I would always line hone the rings after mounting to make sure they are true to each other. You dont want a one piece base to jump the action as this can cause a bind or pressure on the action and or base if the base to action fit isnt perfect. Same for honing rings is to make sure they are true after mounting so as to not to put a bind on the scope.

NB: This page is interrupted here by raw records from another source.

template <typename T>
__global__ __launch_bounds__(256, 5) void bnrelu_bwd_image_wgrad_kernel(const T* __restrict__ y, const T* __restrict__ g,
                                                                     const float* __restrict__ img, int N, int H,
                                                                     int W, int CS, const float* __restrict__ scale,
                                                                     const float* __restrict__ shift,
                                                                     const float* __restrict__ ab,
                                                                     const float* __restrict__ zrow ,
                                                                     float* __restrict__ wpart ) {
  typedef typename Quad<T>::raw_t raw_t;
  constexpr int U = 2;
  extern __shared__ float redw[];
  const int QPP = CS / 4, PL = 256 / QPP;
  const int q = threadIdx.x % QPP, pl = threadIdx.x / QPP;
  float acc[9][4];
#pragma unroll
  for (int t = 0; t < 9; ++t)
#pragma unroll
    for (int e = 0; e < 4; ++e) acc[t][e] = 0.f;
  float sc[4], sh[4], A[4], B[4];
  load_coef<4>(sc, scale, q);
  load_coef<4>(sh, shift, q);
  load_coef<4>(A, ab, q);
// ... 144 lines not shown
}

enum class BwdWs { Plain, ImageWgrad, Image3 };
struct BwdWsLayout {
  size_t partial = 0, ab, wpart, zrow, afold, total;
  BwdWsLayout(BwdWs kind, int CS, int W = 0) {
    ab = (size_t)BWD_MAX_WG * (kind == BwdWs::Image3 ? 11 : 2) * CS;
    wpart = afold = ab + 2 * (size_t)CS;
    zrow = wpart + (size_t)IMG_WGRAD_WG * 9 * CS;
    total = kind == BwdWs::ImageWgrad ? zrow + (size_t)W : kind == BwdWs::Image3 ? afold + ACORR_FOLD * 64 : wpart;
  }
  size_t bytes() const { return total * sizeof(float); }
};

enum class BnGrad { Full, Pooled, PooledFull, PerImage, Up2 };
enum class BnSums { Reduce, Rows, Filled, Fill };
enum class BnOut { Dy, ImageWgrad };
struct BnBwdArgs {
  const void* y = nullptr;
  int N = 0, H = 0, W = 0, C = 0, CS = 0;
  BnGrad grad = BnGrad::Full;
  const void *dact = nullptr, *dpool = nullptr, *d_up = nullptr;
  int dact_stride = 0;
  BnSums sums = BnSums::Reduce;
  const float* rows = nullptr;
  int nrows = 0, training = 0;
  long long* acc = nullptr;
  float* ws = nullptr;
  const float *mean = nullptr, *invstd = nullptr, *scale = nullptr, *shift = nullptr;
  float *dgamma = nullptr, *dbeta = nullptr;
  BnOut out = BnOut::Dy;
  void* dy = nullptr;
  const float* img = nullptr;
  float* dw = nullptr;
  hipStream_t st = nullptr;

  static BnGrad arrives(const void* dact, const void* dpool) {
    return dpool == nullptr ? BnGrad::Full : dact == nullptr ? BnGrad::Pooled : BnGrad::PooledFull;
  }
  bool pooled() const { return grad == BnGrad::Pooled || grad == BnGrad::PooledFull; }
  bool whole_windows() const { return grad == BnGrad::Pooled && H % 2 == 0 && W % 2 == 0; }
  size_t npix() const { return (size_t)N * H * W; }
  int prows() const { return N * ((H + 1) / 2); }
  int gstride() const { return dact_stride > 0 ? dact_stride : CS; }
  int stream_wg() const { return acc != nullptr ? acc_stream_wg() : STREAM_MAX_WG; }
  double grad_tensors() const { return (grad != BnGrad::Pooled ? 1.0 : 0.0) + (pooled() ? 0.25 : 0.0); }
  BnAccBwd block() const {
    if (acc == nullptr) return BnAccBwd{};
    return BnAccBwd{acc, mean , dgamma, dbeta, (float)npix(), training, C, CS};
  }
};

struct BwdSums {
  const float* fin_src = nullptr;
  int nwg = 0, fin_transposed = 0;
  int bsplit = 1;
};

template <typename T, bool APPLY>
static void bnrelu_bwd_pool_launch(const BnBwdArgs& a, int grid, const float* ab, float* partial, const BnAccBwd& bw) {
  const bool fast = a.whole_windows();
  auto go = [&](auto FAST, auto ACC) {
    SPCL_LAUNCH((bnrelu_bwd_pool_kernel<T, APPLY, decltype(FAST)::value, decltype(ACC)::value>), dim3(grid), dim3(256), 0, a.st,
                (const T*)a.y, (const T*)a.dact, (const T*)a.dpool, a.N, a.H, a.W, a.CS, a.mean, a.invstd, a.scale, a.shift, ab,
                partial, APPLY ? (T*)a.dy : (T*)nullptr, fast ? 0 : a.gstride(), bw);
  };
  if constexpr (APPLY) {
    if (bw.acc != nullptr) return fast ? go(yes, yes) : go(no, yes);
  }
  fast ? go(yes, no) : go(no, no);
}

Most people way over tighten the bases and rings. This is the number one way scope tubes are marked by the rings.


----------



## spurgersalty

Bottomsup said:


> There is no such thing as level mounting. What are you going to go off of? The action rarely has the bases true or level IMO and the receiver is rarely square in the stock or square with the butt plate. This has always bugged the hell out of me but I had to live with it. One good friend who used to do pillar bedding and testing on some Shillen barrels told me that he mounts the bases then lays a level across them. When its level he sets the scope in the lower rings and looks for a vertical line like the corner of a building far away to line up the vertical cross hair with.
> 
> I would always line hone the rings after mounting to make sure they are true to each other. You dont want a one piece base to jump the action as this can cause a bind or pressure on the action and or base if the base to action fit isnt perfect. Same for honing rings is to make sure they are true after mounting so as to not to put a bind on the scope.
> 
> Most people way over tighten the bases and rings. This is the number one way scope tubes are marked by the rings.


I tighten to scope mount specs with a torque wrench. I then set a 4' level (leveled) 100 yards out and after leveling the base, I check off of the turrets versus the 4' level so I'm checking vertical versus horizontal. To date, no problems. From there, I set the eye relief to the "comfort zone".


----------